Exercise directions | Set down exactly the lines below, starting at the one that contains "if (qn <= qcap)" and ending at the one that contains "static_assert(T >= 1", with both of those lines included and nothing else.

Information |
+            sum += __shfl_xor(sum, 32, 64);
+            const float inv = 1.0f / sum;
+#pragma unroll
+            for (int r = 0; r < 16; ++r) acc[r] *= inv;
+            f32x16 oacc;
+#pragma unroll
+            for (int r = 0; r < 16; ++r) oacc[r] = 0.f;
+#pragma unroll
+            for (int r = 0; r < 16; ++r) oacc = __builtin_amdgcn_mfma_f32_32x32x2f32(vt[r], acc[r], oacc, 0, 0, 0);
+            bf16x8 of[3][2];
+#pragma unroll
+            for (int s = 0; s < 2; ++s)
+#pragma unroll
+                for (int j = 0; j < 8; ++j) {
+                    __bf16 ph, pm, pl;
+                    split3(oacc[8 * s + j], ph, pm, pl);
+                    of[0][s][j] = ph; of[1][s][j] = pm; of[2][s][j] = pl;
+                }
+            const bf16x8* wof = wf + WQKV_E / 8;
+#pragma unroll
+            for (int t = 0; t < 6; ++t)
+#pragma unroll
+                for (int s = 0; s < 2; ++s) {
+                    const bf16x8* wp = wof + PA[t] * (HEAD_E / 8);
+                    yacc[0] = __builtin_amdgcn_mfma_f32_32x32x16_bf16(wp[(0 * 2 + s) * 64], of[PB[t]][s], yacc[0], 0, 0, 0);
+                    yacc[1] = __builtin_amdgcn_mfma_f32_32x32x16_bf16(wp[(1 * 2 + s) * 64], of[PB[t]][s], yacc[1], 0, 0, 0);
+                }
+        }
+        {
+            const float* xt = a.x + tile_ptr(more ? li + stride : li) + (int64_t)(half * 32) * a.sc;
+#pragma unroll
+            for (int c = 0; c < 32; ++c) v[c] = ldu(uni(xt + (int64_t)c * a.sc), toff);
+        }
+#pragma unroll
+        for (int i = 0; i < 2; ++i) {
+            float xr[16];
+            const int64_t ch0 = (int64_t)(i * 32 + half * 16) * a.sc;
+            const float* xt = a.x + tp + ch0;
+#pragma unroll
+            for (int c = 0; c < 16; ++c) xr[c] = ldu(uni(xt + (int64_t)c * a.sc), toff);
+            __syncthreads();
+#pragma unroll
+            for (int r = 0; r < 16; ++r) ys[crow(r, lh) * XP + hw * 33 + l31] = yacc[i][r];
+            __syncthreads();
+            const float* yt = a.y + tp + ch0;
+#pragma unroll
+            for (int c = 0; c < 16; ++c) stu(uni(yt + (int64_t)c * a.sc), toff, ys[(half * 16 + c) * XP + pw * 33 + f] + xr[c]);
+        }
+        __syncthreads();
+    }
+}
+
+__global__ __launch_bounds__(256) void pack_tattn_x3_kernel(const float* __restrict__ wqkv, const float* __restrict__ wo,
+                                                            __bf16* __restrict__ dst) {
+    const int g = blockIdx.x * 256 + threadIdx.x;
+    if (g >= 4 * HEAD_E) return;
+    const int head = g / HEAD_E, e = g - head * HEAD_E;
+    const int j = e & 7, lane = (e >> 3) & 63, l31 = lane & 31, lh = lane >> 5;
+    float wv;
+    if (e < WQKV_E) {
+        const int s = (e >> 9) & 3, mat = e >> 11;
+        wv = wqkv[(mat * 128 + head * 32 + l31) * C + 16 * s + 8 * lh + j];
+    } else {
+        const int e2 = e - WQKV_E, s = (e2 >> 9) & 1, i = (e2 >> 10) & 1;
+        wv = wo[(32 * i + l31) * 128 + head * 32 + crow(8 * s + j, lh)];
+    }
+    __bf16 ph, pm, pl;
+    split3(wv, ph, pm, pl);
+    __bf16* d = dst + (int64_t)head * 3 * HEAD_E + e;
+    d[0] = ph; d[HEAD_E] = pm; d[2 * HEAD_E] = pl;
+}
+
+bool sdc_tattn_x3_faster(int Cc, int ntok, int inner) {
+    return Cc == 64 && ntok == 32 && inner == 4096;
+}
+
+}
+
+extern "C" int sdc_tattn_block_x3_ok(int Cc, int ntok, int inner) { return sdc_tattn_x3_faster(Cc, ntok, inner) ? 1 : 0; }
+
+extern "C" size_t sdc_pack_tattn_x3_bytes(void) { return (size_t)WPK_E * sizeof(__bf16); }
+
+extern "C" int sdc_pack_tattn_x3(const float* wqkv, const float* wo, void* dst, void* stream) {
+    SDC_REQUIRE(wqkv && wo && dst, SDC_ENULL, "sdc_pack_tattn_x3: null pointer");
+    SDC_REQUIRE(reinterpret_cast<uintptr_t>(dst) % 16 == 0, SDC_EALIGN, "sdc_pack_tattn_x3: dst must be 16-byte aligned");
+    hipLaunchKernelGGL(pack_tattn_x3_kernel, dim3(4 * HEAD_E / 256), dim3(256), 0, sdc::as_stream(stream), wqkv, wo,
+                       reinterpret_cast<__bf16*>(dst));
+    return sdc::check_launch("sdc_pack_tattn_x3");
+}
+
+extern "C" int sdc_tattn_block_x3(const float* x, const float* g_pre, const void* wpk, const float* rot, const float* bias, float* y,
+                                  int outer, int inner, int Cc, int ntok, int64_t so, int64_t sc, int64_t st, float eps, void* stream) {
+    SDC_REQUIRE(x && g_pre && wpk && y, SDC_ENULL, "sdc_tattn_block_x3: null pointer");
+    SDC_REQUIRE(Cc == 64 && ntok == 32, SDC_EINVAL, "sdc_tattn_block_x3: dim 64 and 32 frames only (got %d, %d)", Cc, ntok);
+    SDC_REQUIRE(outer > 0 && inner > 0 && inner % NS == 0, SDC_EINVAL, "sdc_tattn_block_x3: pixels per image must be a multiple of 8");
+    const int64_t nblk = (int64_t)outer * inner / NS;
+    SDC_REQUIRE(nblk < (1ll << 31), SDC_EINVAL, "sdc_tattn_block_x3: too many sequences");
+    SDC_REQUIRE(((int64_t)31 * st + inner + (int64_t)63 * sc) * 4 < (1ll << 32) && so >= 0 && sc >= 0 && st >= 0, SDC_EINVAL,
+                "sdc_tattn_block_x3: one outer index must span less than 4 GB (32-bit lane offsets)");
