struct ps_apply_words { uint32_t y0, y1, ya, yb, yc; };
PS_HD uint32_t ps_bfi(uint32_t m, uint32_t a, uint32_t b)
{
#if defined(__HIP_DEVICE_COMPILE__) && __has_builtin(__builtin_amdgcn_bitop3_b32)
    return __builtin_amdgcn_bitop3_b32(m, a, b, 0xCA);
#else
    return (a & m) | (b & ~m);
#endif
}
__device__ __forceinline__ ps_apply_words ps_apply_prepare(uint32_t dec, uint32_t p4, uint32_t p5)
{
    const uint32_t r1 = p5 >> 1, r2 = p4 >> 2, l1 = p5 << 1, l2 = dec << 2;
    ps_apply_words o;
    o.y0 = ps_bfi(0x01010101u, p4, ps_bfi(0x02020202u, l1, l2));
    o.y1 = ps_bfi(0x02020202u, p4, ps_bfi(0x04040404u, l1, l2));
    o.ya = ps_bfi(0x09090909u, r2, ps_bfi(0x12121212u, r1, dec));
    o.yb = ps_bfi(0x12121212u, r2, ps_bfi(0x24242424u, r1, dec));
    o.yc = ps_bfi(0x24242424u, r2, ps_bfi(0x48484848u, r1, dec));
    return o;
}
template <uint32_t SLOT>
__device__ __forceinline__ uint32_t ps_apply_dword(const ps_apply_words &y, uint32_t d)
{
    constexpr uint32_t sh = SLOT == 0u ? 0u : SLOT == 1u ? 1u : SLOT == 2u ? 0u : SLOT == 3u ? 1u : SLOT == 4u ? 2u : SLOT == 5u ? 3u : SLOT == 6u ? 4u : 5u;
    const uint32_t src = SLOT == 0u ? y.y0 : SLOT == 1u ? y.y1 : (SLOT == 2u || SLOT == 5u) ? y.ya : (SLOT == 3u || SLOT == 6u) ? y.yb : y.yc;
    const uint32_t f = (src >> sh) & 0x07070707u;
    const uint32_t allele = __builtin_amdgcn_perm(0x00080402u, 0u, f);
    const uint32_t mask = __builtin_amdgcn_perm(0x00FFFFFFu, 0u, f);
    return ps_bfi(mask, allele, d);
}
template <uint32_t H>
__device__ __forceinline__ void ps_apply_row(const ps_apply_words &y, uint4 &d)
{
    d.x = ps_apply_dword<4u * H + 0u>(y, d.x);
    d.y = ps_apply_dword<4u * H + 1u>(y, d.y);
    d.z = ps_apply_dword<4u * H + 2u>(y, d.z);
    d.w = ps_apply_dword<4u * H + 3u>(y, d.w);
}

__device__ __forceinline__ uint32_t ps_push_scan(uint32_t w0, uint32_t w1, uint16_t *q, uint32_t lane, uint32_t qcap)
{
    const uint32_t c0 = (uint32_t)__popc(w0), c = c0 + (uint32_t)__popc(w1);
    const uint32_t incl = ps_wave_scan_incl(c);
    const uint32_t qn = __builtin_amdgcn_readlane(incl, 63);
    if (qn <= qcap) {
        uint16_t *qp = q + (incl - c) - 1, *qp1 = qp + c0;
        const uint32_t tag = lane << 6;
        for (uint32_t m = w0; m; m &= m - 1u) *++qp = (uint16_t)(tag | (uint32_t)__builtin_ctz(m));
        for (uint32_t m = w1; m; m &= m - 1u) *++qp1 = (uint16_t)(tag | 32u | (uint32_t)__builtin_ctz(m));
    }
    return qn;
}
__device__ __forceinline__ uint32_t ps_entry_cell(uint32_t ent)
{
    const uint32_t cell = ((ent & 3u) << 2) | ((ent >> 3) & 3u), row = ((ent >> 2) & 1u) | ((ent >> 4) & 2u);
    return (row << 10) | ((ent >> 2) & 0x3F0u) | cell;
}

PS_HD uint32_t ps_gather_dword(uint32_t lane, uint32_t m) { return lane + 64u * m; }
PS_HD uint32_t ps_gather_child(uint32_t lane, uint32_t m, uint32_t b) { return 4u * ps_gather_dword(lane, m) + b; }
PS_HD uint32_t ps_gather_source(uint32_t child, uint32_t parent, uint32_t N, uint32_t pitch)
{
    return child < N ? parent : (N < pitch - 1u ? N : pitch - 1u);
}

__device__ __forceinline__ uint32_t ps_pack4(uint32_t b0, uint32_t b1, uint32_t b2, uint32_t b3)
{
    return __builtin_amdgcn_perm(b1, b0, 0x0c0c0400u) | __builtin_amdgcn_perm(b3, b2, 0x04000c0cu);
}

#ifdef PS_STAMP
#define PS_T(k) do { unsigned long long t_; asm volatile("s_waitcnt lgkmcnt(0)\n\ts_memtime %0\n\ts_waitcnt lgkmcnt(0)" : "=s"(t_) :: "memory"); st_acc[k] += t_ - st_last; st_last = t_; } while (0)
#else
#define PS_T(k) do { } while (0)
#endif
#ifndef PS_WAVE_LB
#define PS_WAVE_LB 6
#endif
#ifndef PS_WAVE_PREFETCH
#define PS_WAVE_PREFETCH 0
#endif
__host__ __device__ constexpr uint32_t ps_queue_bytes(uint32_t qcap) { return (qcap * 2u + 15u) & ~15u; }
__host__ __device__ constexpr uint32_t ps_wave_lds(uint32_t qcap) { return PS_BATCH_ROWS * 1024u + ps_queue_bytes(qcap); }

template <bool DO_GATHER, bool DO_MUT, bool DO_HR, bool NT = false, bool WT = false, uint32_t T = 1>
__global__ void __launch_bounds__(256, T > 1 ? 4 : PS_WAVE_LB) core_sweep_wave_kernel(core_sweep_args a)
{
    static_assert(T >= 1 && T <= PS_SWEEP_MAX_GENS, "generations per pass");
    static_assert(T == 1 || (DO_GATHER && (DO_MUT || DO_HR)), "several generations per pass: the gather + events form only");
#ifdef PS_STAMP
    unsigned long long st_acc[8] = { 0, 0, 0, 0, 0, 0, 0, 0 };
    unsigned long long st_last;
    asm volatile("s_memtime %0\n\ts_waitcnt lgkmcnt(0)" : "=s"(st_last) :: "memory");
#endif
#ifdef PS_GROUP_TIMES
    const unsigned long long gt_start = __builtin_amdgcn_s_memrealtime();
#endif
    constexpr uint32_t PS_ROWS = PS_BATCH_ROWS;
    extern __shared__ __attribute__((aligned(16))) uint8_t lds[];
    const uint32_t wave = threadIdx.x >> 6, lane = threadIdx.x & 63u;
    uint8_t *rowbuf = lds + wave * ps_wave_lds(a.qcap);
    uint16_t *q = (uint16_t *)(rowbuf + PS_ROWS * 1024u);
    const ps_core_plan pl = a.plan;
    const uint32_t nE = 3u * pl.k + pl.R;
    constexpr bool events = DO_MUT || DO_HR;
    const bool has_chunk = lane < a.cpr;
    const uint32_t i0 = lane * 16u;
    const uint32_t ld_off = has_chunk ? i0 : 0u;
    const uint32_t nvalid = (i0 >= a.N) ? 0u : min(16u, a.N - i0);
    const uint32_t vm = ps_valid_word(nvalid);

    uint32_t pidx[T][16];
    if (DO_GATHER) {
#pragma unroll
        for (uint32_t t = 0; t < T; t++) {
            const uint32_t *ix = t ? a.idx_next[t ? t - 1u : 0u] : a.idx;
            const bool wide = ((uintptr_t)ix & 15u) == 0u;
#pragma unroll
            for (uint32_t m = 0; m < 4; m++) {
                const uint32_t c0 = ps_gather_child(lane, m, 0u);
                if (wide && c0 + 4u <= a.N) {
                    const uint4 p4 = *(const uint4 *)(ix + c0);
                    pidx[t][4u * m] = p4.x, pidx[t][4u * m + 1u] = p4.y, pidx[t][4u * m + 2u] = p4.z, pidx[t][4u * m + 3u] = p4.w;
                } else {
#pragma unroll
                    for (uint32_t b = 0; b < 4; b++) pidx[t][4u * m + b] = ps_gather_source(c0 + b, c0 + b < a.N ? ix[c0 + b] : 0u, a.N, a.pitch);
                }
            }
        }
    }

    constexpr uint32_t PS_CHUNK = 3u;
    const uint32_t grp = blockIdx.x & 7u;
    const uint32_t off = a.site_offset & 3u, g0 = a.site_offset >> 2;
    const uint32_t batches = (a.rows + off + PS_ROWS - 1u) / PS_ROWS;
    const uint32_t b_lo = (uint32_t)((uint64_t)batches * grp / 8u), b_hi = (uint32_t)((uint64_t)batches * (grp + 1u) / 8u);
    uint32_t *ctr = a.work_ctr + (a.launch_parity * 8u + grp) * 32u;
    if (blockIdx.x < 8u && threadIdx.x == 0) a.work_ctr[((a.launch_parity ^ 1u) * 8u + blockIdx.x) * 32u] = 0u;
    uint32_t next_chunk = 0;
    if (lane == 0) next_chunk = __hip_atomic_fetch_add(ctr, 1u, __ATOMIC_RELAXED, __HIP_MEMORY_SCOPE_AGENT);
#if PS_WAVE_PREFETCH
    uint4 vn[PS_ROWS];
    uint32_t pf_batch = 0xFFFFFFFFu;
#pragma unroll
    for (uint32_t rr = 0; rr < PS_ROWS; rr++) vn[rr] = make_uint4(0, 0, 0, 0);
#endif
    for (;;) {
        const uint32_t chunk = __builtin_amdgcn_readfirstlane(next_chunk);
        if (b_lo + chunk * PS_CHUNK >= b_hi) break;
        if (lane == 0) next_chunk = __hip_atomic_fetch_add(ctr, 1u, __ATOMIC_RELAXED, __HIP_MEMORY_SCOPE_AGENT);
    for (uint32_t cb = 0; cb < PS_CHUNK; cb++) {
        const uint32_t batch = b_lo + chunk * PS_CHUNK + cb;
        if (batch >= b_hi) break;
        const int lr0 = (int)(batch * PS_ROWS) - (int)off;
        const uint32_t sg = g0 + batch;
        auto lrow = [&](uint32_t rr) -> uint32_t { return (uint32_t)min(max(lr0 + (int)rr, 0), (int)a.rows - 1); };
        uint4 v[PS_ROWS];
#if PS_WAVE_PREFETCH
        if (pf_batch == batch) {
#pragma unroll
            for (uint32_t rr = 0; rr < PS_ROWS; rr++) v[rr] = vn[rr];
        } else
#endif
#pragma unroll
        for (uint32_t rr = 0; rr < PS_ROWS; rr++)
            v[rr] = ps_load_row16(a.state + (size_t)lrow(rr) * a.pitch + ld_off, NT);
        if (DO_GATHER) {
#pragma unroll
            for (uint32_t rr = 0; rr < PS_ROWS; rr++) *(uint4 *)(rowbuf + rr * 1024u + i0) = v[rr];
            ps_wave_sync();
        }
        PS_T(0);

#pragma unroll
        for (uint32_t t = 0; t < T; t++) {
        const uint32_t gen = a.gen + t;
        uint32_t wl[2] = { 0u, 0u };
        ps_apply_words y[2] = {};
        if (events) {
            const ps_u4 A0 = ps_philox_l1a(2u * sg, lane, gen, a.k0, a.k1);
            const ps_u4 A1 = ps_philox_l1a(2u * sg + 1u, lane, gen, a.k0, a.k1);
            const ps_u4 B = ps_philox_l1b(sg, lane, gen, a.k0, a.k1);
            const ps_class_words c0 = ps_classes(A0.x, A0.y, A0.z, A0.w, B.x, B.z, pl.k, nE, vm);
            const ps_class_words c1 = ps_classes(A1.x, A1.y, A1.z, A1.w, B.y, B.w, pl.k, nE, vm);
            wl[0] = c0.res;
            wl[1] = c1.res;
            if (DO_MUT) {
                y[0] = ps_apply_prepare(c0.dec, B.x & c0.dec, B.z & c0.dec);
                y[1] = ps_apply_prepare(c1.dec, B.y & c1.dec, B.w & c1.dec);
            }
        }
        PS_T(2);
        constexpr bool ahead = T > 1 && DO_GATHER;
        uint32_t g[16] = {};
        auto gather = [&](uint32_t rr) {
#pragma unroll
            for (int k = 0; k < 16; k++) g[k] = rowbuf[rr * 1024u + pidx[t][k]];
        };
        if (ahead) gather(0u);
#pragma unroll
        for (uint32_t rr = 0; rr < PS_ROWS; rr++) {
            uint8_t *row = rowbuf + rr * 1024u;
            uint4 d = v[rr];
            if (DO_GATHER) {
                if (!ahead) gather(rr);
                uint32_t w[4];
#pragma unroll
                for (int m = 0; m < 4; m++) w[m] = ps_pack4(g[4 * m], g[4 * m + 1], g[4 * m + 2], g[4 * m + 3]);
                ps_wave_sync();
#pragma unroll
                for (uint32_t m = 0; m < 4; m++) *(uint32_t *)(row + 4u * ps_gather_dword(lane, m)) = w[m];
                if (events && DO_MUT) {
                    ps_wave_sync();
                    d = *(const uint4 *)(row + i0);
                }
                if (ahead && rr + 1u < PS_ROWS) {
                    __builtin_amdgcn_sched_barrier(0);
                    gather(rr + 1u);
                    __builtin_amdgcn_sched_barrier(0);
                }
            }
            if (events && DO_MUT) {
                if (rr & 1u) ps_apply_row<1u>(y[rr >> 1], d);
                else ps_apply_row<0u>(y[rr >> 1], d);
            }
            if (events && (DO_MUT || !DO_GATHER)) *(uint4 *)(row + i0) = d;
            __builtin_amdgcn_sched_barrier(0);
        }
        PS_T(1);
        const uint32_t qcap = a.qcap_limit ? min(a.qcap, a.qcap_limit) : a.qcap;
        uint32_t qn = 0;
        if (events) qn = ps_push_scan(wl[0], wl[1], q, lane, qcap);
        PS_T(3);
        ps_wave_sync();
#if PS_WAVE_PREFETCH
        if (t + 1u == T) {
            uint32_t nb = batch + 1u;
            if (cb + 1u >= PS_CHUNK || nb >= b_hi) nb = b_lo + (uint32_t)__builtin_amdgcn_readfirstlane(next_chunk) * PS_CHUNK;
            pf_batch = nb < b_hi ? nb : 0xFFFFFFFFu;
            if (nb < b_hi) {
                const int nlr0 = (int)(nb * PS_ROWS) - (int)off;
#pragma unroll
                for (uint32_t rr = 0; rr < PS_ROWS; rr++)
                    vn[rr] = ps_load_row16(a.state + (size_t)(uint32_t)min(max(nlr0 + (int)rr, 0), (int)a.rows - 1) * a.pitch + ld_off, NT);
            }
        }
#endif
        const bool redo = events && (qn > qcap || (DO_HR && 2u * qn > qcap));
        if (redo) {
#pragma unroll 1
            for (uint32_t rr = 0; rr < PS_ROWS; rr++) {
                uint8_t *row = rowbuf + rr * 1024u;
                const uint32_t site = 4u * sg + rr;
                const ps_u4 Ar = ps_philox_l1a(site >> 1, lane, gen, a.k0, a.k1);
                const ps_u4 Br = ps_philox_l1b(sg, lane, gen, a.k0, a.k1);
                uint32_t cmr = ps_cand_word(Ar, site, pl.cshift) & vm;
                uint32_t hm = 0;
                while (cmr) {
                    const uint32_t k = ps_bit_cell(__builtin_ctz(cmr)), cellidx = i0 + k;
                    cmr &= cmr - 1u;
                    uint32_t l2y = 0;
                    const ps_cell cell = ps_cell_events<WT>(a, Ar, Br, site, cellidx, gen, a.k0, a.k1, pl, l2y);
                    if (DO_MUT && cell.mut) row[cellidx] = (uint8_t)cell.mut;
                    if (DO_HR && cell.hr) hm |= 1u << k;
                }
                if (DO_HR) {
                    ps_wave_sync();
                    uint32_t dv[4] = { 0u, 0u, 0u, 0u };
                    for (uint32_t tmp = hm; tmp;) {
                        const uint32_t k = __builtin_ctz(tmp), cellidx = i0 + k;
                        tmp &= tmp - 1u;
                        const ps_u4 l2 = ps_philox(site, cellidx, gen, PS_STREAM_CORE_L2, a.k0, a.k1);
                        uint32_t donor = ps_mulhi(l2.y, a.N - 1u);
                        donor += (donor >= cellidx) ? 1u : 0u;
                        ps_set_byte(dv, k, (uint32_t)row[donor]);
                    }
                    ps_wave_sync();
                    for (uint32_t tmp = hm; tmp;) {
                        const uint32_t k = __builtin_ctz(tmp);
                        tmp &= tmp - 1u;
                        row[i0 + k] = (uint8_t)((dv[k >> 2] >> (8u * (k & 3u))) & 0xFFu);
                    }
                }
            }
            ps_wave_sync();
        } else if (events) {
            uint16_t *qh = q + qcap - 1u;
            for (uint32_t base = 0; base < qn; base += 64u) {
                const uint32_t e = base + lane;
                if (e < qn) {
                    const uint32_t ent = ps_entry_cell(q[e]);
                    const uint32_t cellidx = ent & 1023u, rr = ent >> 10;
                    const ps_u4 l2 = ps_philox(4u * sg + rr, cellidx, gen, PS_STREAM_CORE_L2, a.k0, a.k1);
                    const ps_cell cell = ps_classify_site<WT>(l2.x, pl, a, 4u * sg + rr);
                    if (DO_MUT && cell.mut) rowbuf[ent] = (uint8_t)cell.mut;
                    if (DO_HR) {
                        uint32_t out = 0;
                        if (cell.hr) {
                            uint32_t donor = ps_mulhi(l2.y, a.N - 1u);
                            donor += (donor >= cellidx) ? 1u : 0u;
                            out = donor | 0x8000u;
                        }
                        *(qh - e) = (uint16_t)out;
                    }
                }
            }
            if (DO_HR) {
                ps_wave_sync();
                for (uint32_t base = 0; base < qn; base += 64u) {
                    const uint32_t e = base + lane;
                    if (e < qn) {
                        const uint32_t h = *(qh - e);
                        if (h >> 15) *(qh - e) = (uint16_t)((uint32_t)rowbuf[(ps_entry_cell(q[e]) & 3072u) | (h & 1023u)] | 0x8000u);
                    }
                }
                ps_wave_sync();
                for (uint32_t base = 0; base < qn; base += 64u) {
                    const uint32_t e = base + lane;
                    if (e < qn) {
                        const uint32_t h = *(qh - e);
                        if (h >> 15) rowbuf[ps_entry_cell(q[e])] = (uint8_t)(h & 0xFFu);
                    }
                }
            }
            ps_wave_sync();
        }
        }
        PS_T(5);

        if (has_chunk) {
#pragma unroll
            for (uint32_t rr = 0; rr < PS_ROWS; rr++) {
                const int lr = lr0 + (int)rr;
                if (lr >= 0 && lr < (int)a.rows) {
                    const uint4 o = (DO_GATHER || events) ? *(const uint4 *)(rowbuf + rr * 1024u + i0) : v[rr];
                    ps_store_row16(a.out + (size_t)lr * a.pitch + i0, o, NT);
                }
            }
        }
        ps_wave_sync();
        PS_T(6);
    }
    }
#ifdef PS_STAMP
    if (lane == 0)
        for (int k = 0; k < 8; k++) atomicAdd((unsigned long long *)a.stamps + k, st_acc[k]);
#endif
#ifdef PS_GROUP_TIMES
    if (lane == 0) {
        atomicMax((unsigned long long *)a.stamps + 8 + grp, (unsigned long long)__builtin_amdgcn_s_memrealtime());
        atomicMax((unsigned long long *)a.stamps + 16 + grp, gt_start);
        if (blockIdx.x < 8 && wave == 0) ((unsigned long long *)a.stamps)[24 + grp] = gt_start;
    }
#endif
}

Exercise answer |
    if (qn <= qcap) {
        uint16_t *qp = q + (incl - c) - 1, *qp1 = qp + c0;
        const uint32_t tag = lane << 6;
        for (uint32_t m = w0; m; m &= m - 1u) *++qp = (uint16_t)(tag | (uint32_t)__builtin_ctz(m));
        for (uint32_t m = w1; m; m &= m - 1u) *++qp1 = (uint16_t)(tag | 32u | (uint32_t)__builtin_ctz(m));
    }
    return qn;
}
__device__ __forceinline__ uint32_t ps_entry_cell(uint32_t ent)
{
    const uint32_t cell = ((ent & 3u) << 2) | ((ent >> 3) & 3u), row = ((ent >> 2) & 1u) | ((ent >> 4) & 2u);
    return (row << 10) | ((ent >> 2) & 0x3F0u) | cell;
}

PS_HD uint32_t ps_gather_dword(uint32_t lane, uint32_t m) { return lane + 64u * m; }
PS_HD uint32_t ps_gather_child(uint32_t lane, uint32_t m, uint32_t b) { return 4u * ps_gather_dword(lane, m) + b; }
PS_HD uint32_t ps_gather_source(uint32_t child, uint32_t parent, uint32_t N, uint32_t pitch)
{
    return child < N ? parent : (N < pitch - 1u ? N : pitch - 1u);
}

__device__ __forceinline__ uint32_t ps_pack4(uint32_t b0, uint32_t b1, uint32_t b2, uint32_t b3)
{
    return __builtin_amdgcn_perm(b1, b0, 0x0c0c0400u) | __builtin_amdgcn_perm(b3, b2, 0x04000c0cu);
}

#ifdef PS_STAMP
#define PS_T(k) do { unsigned long long t_; asm volatile("s_waitcnt lgkmcnt(0)\n\ts_memtime %0\n\ts_waitcnt lgkmcnt(0)" : "=s"(t_) :: "memory"); st_acc[k] += t_ - st_last; st_last = t_; } while (0)
#else
#define PS_T(k) do { } while (0)
#endif
#ifndef PS_WAVE_LB
#define PS_WAVE_LB 6
#endif
#ifndef PS_WAVE_PREFETCH
#define PS_WAVE_PREFETCH 0
#endif
__host__ __device__ constexpr uint32_t ps_queue_bytes(uint32_t qcap) { return (qcap * 2u + 15u) & ~15u; }
__host__ __device__ constexpr uint32_t ps_wave_lds(uint32_t qcap) { return PS_BATCH_ROWS * 1024u + ps_queue_bytes(qcap); }

template <bool DO_GATHER, bool DO_MUT, bool DO_HR, bool NT = false, bool WT = false, uint32_t T = 1>
__global__ void __launch_bounds__(256, T > 1 ? 4 : PS_WAVE_LB) core_sweep_wave_kernel(core_sweep_args a)
{
    static_assert(T >= 1 && T <= PS_SWEEP_MAX_GENS, "generations per pass");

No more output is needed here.